PROVIDED INFORMATION START

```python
SIGNATURES = {
    'pgt_strerror': (c_char_p, [c_int]),
    'pgt_last_cuda_error': (c_char_p, []),
    'pgt_version': (c_int, []),
    'pgt_launch_count': (c_int64, []),
    'pgt_reset_launch_count': (None, []),
    'pgt_tmap_cache_stats': (None, [c_void_p, c_void_p]),
    'pgt_profile_begin': (c_int, []),
    'pgt_profile_end': (c_int, [c_void_p, c_void_p, c_void_p]),
    'pgt_profile_end_csv': (c_int, [c_char_p, c_void_p, c_void_p, c_void_p]),
    'pgt_linear_bf16': (c_int, [c_void_p, c_int, c_void_p, c_int, c_int, c_int, c_int, POINTER(Epilogue), c_void_p]),
    'pgt_conv_bf16': (c_int, [c_void_p, c_int, c_int, c_int, c_int, c_int, c_void_p, c_int, c_int, c_int, c_int,
                              c_int, POINTER(Epilogue), c_void_p]),
    'pgt_conv_out_gn': (c_int, [c_void_p, c_int, c_int, c_int, c_int, c_int, c_void_p, c_void_p, c_int, c_int, c_void_p,
                                c_void_p, c_void_p]),
    'pgt_conv_out_gn_act': (c_int, [c_void_p, c_int, c_int, c_int, c_int, c_int, c_void_p, c_void_p, c_int, c_int,
                                    c_void_p, c_void_p, c_int, c_void_p]),
    'pgt_groupnorm_ab': (c_int, [c_void_p, c_int, c_int, c_int, c_int, c_void_p, c_void_p, c_float, c_void_p, c_int,
                                 c_void_p, c_void_p, c_void_p]),
    'pgt_conv_up2x_bf16': (c_int, [c_void_p, c_int, c_int, c_int, c_int, c_int, c_void_p, c_int, c_int,
                                   POINTER(Epilogue), c_void_p]),
    'pgt_conv_rgb_bf16': (c_int, [c_void_p, c_int, c_int, c_int, c_int, c_int, c_int, c_void_p, c_void_p, c_void_p, c_int,
                                  c_int, c_void_p, c_int, c_void_p, c_int, c_void_p, c_void_p]),
    'pgt_groupnorm_ws_floats': (c_int64, [c_int, c_int, c_int]),
    'pgt_conv_tiles_per_frame': (c_int, [c_int, c_int, c_int, c_int, c_int, c_int]),
    'pgt_conv_tiles_exact': (c_int, [c_int, c_int, c_int, c_int, c_int, c_int]),
    'pgt_groupnorm_apply_stats': (c_int, [c_void_p, c_int, c_int, c_int, c_int, c_void_p, c_void_p, c_float, c_int,
                                          c_void_p, c_int, c_void_p, c_int, c_void_p, c_void_p]),
    'pgt_groupnorm_silu': (c_int, [c_void_p, c_int, c_int, c_int, c_int, c_void_p, c_void_p, c_float, c_int,
                                   c_void_p, c_int, c_void_p, c_void_p]),
    'pgt_layernorm': (c_int, [c_void_p, c_int, c_int, c_int, c_int, c_void_p, c_void_p, c_float, c_void_p, c_int,
                              c_void_p, c_int, c_void_p, c_int, c_void_p]),
    'pgt_ln_linear_bf16': (c_int, [c_void_p, c_int, c_int, c_int, c_void_p, c_void_p, c_float, c_void_p, c_int, c_int,
                                   c_void_p, c_void_p, c_int, c_void_p]),
    'pgt_swin_mlp_bf16': (c_int, [c_void_p, c_int, c_int, c_int, c_void_p, c_void_p, c_float, c_void_p, c_void_p, c_void_p,
                                  c_void_p, c_void_p, c_int, c_void_p, c_void_p]),
    'pgt_window_attention': (c_int, [c_void_p, c_int, c_int, c_int, c_int, c_int, c_int, c_int, c_void_p, c_void_p,
                                     c_int, c_void_p]),
    'pgt_window_attention_tc': (c_int, [c_void_p, c_int, c_int, c_int, c_int, c_int, c_int, c_int, c_void_p, c_void_p,
                                        c_int, c_void_p]),
    'pgt_window3d_attention': (c_int, [c_void_p, c_int, c_void_p, c_int, c_int, c_int, c_int, c_int, c_int, c_int, c_int,
                                       c_int, c_int, c_int, c_int, c_void_p, c_void_p, c_int, c_void_p]),
    'pgt_mha_fwd': (c_int, [c_void_p, c_int, c_void_p, c_int, c_void_p, c_int, c_int, c_int, c_int, c_int, c_void_p,
                            c_int, c_void_p]),
    'pgt_argmax_gather': (c_int, [c_void_p, c_int, c_int, c_void_p, c_int, c_void_p, c_void_p, c_void_p, c_int,
                                  c_int, c_void_p]),
    'pgt_l2_argmin': (c_int, [c_void_p, c_int, c_int, c_void_p, c_int, c_void_p, c_void_p, c_void_p]),
    'pgt_codebook_pack': (c_int, [c_void_p, c_int, c_int, c_void_p, c_void_p, c_void_p]),
    'pgt_l2_argmin_ws_ints': (c_int64, [c_int]),
    'pgt_l2_argmin_tc': (c_int, [c_void_p, c_int, c_int, c_void_p, c_void_p, c_void_p, c_int, c_void_p, c_void_p,
                                 c_void_p, c_void_p]),
    'pgt_l2_argmin_split_ws_ints': (c_int64, [c_int, c_int]),
    'pgt_l2_argmin_tc_split': (c_int, [c_void_p, c_int, c_int, c_void_p, c_void_p, c_void_p, c_int, c_int, c_void_p,
                                       c_void_p, c_void_p, c_void_p]),
    'pgt_soft_codes': (c_int, [c_void_p, c_int, c_int, c_void_p, c_void_p, c_int, c_float, c_void_p, c_int, c_void_p]),
    'pgt_sample_codes': (c_int, [c_void_p, c_int, c_int, c_int, c_void_p, c_void_p, c_void_p]),
    'pgt_rq_residual': (c_int, [c_void_p, c_void_p, c_void_p, c_int, c_int, c_void_p, c_void_p, c_int, c_void_p]),
    'pgt_rq_embed': (c_int, [c_void_p, c_int64, c_int64, c_int, c_int, c_int, c_void_p, c_int64, c_int, c_void_p, c_int,
                             c_int, c_void_p]),
    'pgt_vq_stats_ws_doubles': (c_int64, [c_int, c_int]),
    'pgt_vq_stats': (c_int, [c_void_p, c_int, c_int, c_int, c_void_p, c_int, c_void_p, c_float, c_void_p, c_void_p,
                             c_void_p, c_void_p, c_void_p, c_void_p, c_void_p, c_void_p, c_void_p]),
    'pgt_adain': (c_int, [c_void_p, c_int, c_int, c_void_p, c_int, c_int, c_int, c_int, c_float, c_void_p, c_int,
                          c_void_p]),
    'pgt_adain_frames': (c_int, [c_void_p, c_int, c_int, c_void_p, c_int, c_int, c_int, c_int, c_float, c_void_p,
                                 c_void_p, c_int, c_void_p]),
    'pgt_maxpool3x3s2': (c_int, [c_void_p, c_int, c_int, c_int, c_int, c_int, c_void_p, c_int, c_void_p]),
    'pgt_global_avgpool': (c_int, [c_void_p, c_int, c_int, c_int, c_int, c_void_p, c_int, c_void_p]),
    'pgt_channel_affine': (c_int, [c_void_p, c_int, c_int, c_int, c_int, c_void_p, c_int, c_int, c_void_p, c_int,
# ... 46 lines not shown
```

pgtformer_b200/csrc/swin_mlp.cu:

```cuda
#include <cudaTypedefs.h>

#include "common.cuh"
#include "tmap.cuh"
#include "ptx.cuh"
#include "epi_common.cuh"

namespace pgt {

constexpr int SM_C = 256;
constexpr int SM_BM = 128;
constexpr int SM_SUB = SM_BM * 128;
constexpr int SM_WST = 3;
constexpr int SM_WBYTES = SM_C * 128;
constexpr int SM_THREADS = 320;
constexpr int SM_XLD = 68;
constexpr int SM_XCH = SM_BM * SM_XLD * 4;
constexpr int SM_SMEM = 4 * SM_SUB  + SM_WST * SM_WBYTES + SM_XCH + 128 * 8  + 256;
static_assert(SM_SMEM <= 232448, "swin_mlp smem budget");

struct SwinMlpParams {
  int T, m_tiles;
  const float* ln_g;
  const float* ln_b;
  float eps;
  const float* b1;
  const float* b2;
  float* gn_stats;
};

struct SmBars {
  uint64_t x_full, res_full, acc2_done, out_ready;
};

__device__ __forceinline__ void swin_mlp_compute(const SwinMlpParams& p, uint8_t* sX, uint8_t* sW, float* xacc, float2* xln,
                                                 SmBars* bar, uint64_t* w_full, uint64_t* w_empty, int warp, int lane) {
  const int wg = warp >> 2, w = warp & 3;
  const int half = w >> 1;
  const int rl = (w & 1) * 32 + lane;
  const int r = wg * 64 + rl;
  const int quad = r >> 5;
  const int bar_id = 1 + wg;
  float* xw = xacc + wg * 64 * SM_XLD;
  const float* xrow = xw + rl * SM_XLD;
  const uint32_t a_rows = smem_u32(sX) + wg * 64 * 128;
  int st = 0;
  uint32_t ph = 0;
  uint32_t par = 0;
  float acc[SM_C / 2];

  auto gemm = [&]() {
    int prev = -1;
    for (int kb = 0; kb < 4; ++kb) {
      mbar_wait(&w_full[st], ph);
      const uint64_t da = wgmma_desc_k_sw128(a_rows + kb * SM_SUB);
      const uint64_t db = wgmma_desc_k_sw128(smem_u32(sW) + st * SM_WBYTES);
      wgmma_fence();
#pragma unroll
      for (int k = 0; k < 4; ++k) wgmma_bf16<SM_C>(acc, da + 2 * k, db + 2 * k, (kb | k) != 0 ? 1u : 0u);
      wgmma_commit();
      wgmma_wait<1>();
      if (prev >= 0) { __syncwarp(); if (lane == 0) mbar_arrive(&w_empty[prev]); }
      prev = st;
      if (++st == SM_WST) { st = 0; ph ^= 1; }
    }
    wgmma_wait<0>();
    __syncwarp();
    if (lane == 0) mbar_arrive(&w_empty[prev]);
  };
  auto exchange = [&](auto gc, uint32_t (&v)[32]) {
    constexpr int G = decltype(gc)::value;
    named_bar_sync(bar_id, 128);
    acc_to_smem<64 * G, 64>(acc, xw, SM_XLD, w, lane);
    named_bar_sync(bar_id, 128);
    smem_row_32(xrow + half * 32, v);
  };

  for (int tile = blockIdx.x; tile < p.m_tiles; tile += gridDim.x, par ^= 1) {
    mbar_wait(&bar->x_full, par);
    float s = 0.f, q = 0.f;
#pragma unroll
    for (int sub = 0; sub < 2; ++sub) {
      const uint8_t* src = sX + (half * 2 + sub) * SM_SUB + r * 128;
#pragma unroll
      for (int c = 0; c < 8; ++c) {
        const uint4 u = *reinterpret_cast<const uint4*>(src + ((c ^ (r & 7)) << 4));
        const float2 a = unpack_bf16x2(u.x), b = unpack_bf16x2(u.y), cc = unpack_bf16x2(u.z), d = unpack_bf16x2(u.w);
        s += (a.x + a.y) + (b.x + b.y) + (cc.x + cc.y) + (d.x + d.y);
        q += a.x * a.x + a.y * a.y + b.x * b.x + b.y * b.y + cc.x * cc.x + cc.y * cc.y + d.x * d.x + d.y * d.y;
      }
    }
    if (half == 0) xln[r] = make_float2(s, q);
    named_bar_sync(bar_id, 128);
    if (half == 1) {
      const float2 o = xln[r];
      s += o.x; q += o.y;
      xln[r] = make_float2(s, q);
    }
    named_bar_sync(bar_id, 128);
    if (half == 0) {
      const float2 o = xln[r];
      s = o.x; q = o.y;
    }
    const float mean = s * (1.f / SM_C);
    const float var = fmaxf(q * (1.f / SM_C) - mean * mean, 0.f);
    const float rstd = rsqrtf(var + p.eps);
    const float nm = -mean * rstd;
#pragma unroll
    for (int sub = 0; sub < 2; ++sub) {
      const int kb = half * 2 + sub;
      uint8_t* row = sX + kb * SM_SUB + r * 128;
#pragma unroll
      for (int c = 0; c < 8; ++c) {
        uint4* ptr = reinterpret_cast<uint4*>(row + ((c ^ (r & 7)) << 4));
        const uint4 u = *ptr;
        const float2 a = unpack_bf16x2(u.x), b = unpack_bf16x2(u.y), cc = unpack_bf16x2(u.z), d = unpack_bf16x2(u.w);
        const float v[8] = {a.x, a.y, b.x, b.y, cc.x, cc.y, d.x, d.y};
        float y[8];
        if (p.ln_g != nullptr) {
          const int col = kb * 64 + c * 8;
          const float4 g0 = __ldg(reinterpret_cast<const float4*>(p.ln_g + col)), g1 = __ldg(reinterpret_cast<const float4*>(p.ln_g + col + 4));
          const float4 e0 = __ldg(reinterpret_cast<const float4*>(p.ln_b + col)), e1 = __ldg(reinterpret_cast<const float4*>(p.ln_b + col + 4));
          const float gg[8] = {g0.x, g0.y, g0.z, g0.w, g1.x, g1.y, g1.z, g1.w};
          const float ee[8] = {e0.x, e0.y, e0.z, e0.w, e1.x, e1.y, e1.z, e1.w};
#pragma unroll
          for (int j = 0; j < 8; ++j) y[j] = fmaf(fmaf(v[j], rstd, nm), gg[j], ee[j]);
        } else {
#pragma unroll
          for (int j = 0; j < 8; ++j) y[j] = fmaf(v[j], rstd, nm);
        }
        uint4 o;
        o.x = pack_bf16x2(y[0], y[1]); o.y = pack_bf16x2(y[2], y[3]);
        o.z = pack_bf16x2(y[4], y[5]); o.w = pack_bf16x2(y[6], y[7]);
        *ptr = o;
      }
    }
    fence_proxy_async();
    named_bar_sync(bar_id, 128);
    gemm();
    static_for<0, SM_C / 64>([&](auto gc) {
      constexpr int G = decltype(gc)::value;
      uint32_t v[32];
      exchange(gc, v);
      const int c0 = G * 64 + half * 32;
      const float4* b4 = reinterpret_cast<const float4*>(p.b1 + c0);
      uint8_t* dst = sX + G * SM_SUB + r * 128;
      const int ch0 = half * 4;
#pragma unroll
      for (int i = 0; i < 4; ++i) {
        const float4 ba = __ldg(b4 + 2 * i), bb = __ldg(b4 + 2 * i + 1);
        uint4 o;
        o.x = pack_bf16x2(gelu_erf(__uint_as_float(v[8 * i + 0]) + ba.x), gelu_erf(__uint_as_float(v[8 * i + 1]) + ba.y));
        o.y = pack_bf16x2(gelu_erf(__uint_as_float(v[8 * i + 2]) + ba.z), gelu_erf(__uint_as_float(v[8 * i + 3]) + ba.w));
        o.z = pack_bf16x2(gelu_erf(__uint_as_float(v[8 * i + 4]) + bb.x), gelu_erf(__uint_as_float(v[8 * i + 5]) + bb.y));
        o.w = pack_bf16x2(gelu_erf(__uint_as_float(v[8 * i + 6]) + bb.z), gelu_erf(__uint_as_float(v[8 * i + 7]) + bb.w));
        *reinterpret_cast<uint4*>(dst + (((ch0 + i) ^ (r & 7)) << 4)) = o;
      }
    });
    fence_proxy_async();
    named_bar_sync(bar_id, 128);
    gemm();
    __syncwarp();
    if (lane == 0) mbar_arrive(&bar->acc2_done);
    mbar_wait(&bar->res_full, par);
    static_for<0, SM_C / 64>([&](auto gc) {
      constexpr int G = decltype(gc)::value;
      uint32_t v[32];
      exchange(gc, v);
      const int c0 = G * 64 + half * 32;
      float f[32];
      const float4* b4 = reinterpret_cast<const float4*>(p.b2 + c0);
      uint8_t* row = sX + G * SM_SUB + r * 128;
      const int ch0 = half * 4;
#pragma unroll
      for (int i = 0; i < 4; ++i) {
        const float4 ba = __ldg(b4 + 2 * i), bb = __ldg(b4 + 2 * i + 1);
        uint4* dst = reinterpret_cast<uint4*>(row + (((ch0 + i) ^ (r & 7)) << 4));
        const uint4 u = *dst;
        const float2 a = unpack_bf16x2(u.x), b = unpack_bf16x2(u.y), cc = unpack_bf16x2(u.z), d = unpack_bf16x2(u.w);
        f[8 * i + 0] = __uint_as_float(v[8 * i + 0]) + ba.x + a.x;  f[8 * i + 1] = __uint_as_float(v[8 * i + 1]) + ba.y + a.y;
        f[8 * i + 2] = __uint_as_float(v[8 * i + 2]) + ba.z + b.x;  f[8 * i + 3] = __uint_as_float(v[8 * i + 3]) + ba.w + b.y;
        f[8 * i + 4] = __uint_as_float(v[8 * i + 4]) + bb.x + cc.x; f[8 * i + 5] = __uint_as_float(v[8 * i + 5]) + bb.y + cc.y;
        f[8 * i + 6] = __uint_as_float(v[8 * i + 6]) + bb.z + d.x;  f[8 * i + 7] = __uint_as_float(v[8 * i + 7]) + bb.w + d.y;
        uint4 o;
        o.x = pack_bf16x2(f[8 * i + 0], f[8 * i + 1]); o.y = pack_bf16x2(f[8 * i + 2], f[8 * i + 3]);
        o.z = pack_bf16x2(f[8 * i + 4], f[8 * i + 5]); o.w = pack_bf16x2(f[8 * i + 6], f[8 * i + 7]);
        *dst = o;
      }
      if (p.gn_stats != nullptr)
        gn_chunk_stats<8>(f, p.gn_stats + (((size_t)tile * 4 + quad) * 32 + c0 / 8) * 2, 0, lane);
    });
    fence_proxy_async();
    mbar_arrive(&bar->out_ready);
  }
}

__global__ void __launch_bounds__(SM_THREADS, 1)
swin_mlp_kernel(const __grid_constant__ CUtensorMap tmX, const __grid_constant__ CUtensorMap tmO,
                const __grid_constant__ CUtensorMap tmW1, const __grid_constant__ CUtensorMap tmW2,
                const SwinMlpParams p) {
  extern __shared__ __align__(1024) uint8_t smem[];
  if ((smem_u32(smem) & 1023u) != 0) __trap();
  uint8_t* sX = smem;
  uint8_t* sW = smem + 4 * SM_SUB;
  float* xacc = reinterpret_cast<float*>(sW + SM_WST * SM_WBYTES);
  float2* xln = reinterpret_cast<float2*>(sW + SM_WST * SM_WBYTES + SM_XCH);
  SmBars* bar = reinterpret_cast<SmBars*>(xln + 128);
  uint64_t* w_full = reinterpret_cast<uint64_t*>(bar + 1);
  uint64_t* w_empty = w_full + SM_WST;

  const int warp = threadIdx.x >> 5, lane = threadIdx.x & 31;
  if (warp == 8 && lane == 0) {
    tma_prefetch_desc(&tmX); tma_prefetch_desc(&tmO); tma_prefetch_desc(&tmW1); tma_prefetch_desc(&tmW2);
    mbar_init(&bar->x_full, 1); mbar_init(&bar->res_full, 1);
    mbar_init(&bar->acc2_done, 8); mbar_init(&bar->out_ready, 256);
    for (int i = 0; i < SM_WST; ++i) { mbar_init(&w_full[i], 1); mbar_init(&w_empty[i], 8); }
    fence_barrier_init();
  }
  __syncthreads();

  if (warp == 8) {
    int st = 0;
    uint32_t ph = 0;
    for (int tile = blockIdx.x; tile < p.m_tiles; tile += gridDim.x) {
      for (int gemm = 0; gemm < 2; ++gemm) {
        for (int kb = 0; kb < 4; ++kb) {
          mbar_wait(&w_empty[st], ph ^ 1);
          if (elect_one()) {
            mbar_arrive_expect_tx(&w_full[st], SM_WBYTES);
            tma_load_2d(sW + st * SM_WBYTES, gemm == 0 ? &tmW1 : &tmW2, &w_full[st], kb * 64, 0);
          }
          __syncwarp();
          if (++st == SM_WST) { st = 0; ph ^= 1; }
        }
      }
    }
  } else if (warp == 9) {
    uint32_t par = 0;
    for (int tile = blockIdx.x; tile < p.m_tiles; tile += gridDim.x, par ^= 1) {
      if (lane == 0) {
        mbar_arrive_expect_tx(&bar->x_full, 4 * SM_SUB);
        for (int kb = 0; kb < 4; ++kb) tma_load_2d(sX + kb * SM_SUB, &tmX, &bar->x_full, kb * 64, tile * SM_BM);
      }
      __syncwarp();
      mbar_wait(&bar->acc2_done, par);
      if (lane == 0) {
        mbar_arrive_expect_tx(&bar->res_full, 4 * SM_SUB);
        for (int kb = 0; kb < 4; ++kb) tma_load_2d(sX + kb * SM_SUB, &tmX, &bar->res_full, kb * 64, tile * SM_BM);
      }
      __syncwarp();
      mbar_wait(&bar->out_ready, par);
      if (lane == 0) {
        for (int kb = 0; kb < 4; ++kb) tma_store_2d(&tmO, sX + kb * SM_SUB, kb * 64, tile * SM_BM);
        bulk_commit();
        bulk_wait_read<0>();
      }
      __syncwarp();
    }
    if (lane == 0) bulk_wait0();
  } else {
    swin_mlp_compute(p, sX, sW, xacc, xln, bar, w_full, w_empty, warp, lane);

  }
}
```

PROVIDED INFORMATION END

**WHAT THIS TASK INVOLVES**
From the material above, return every line that contains "quad".

**ANSWER TO THE PROBLEM**
  const int quad = r >> 5;
        gn_chunk_stats<8>(f, p.gn_stats + (((size_t)tile * 4 + quad) * 32 + c0 / 8) * 2, 0, lane);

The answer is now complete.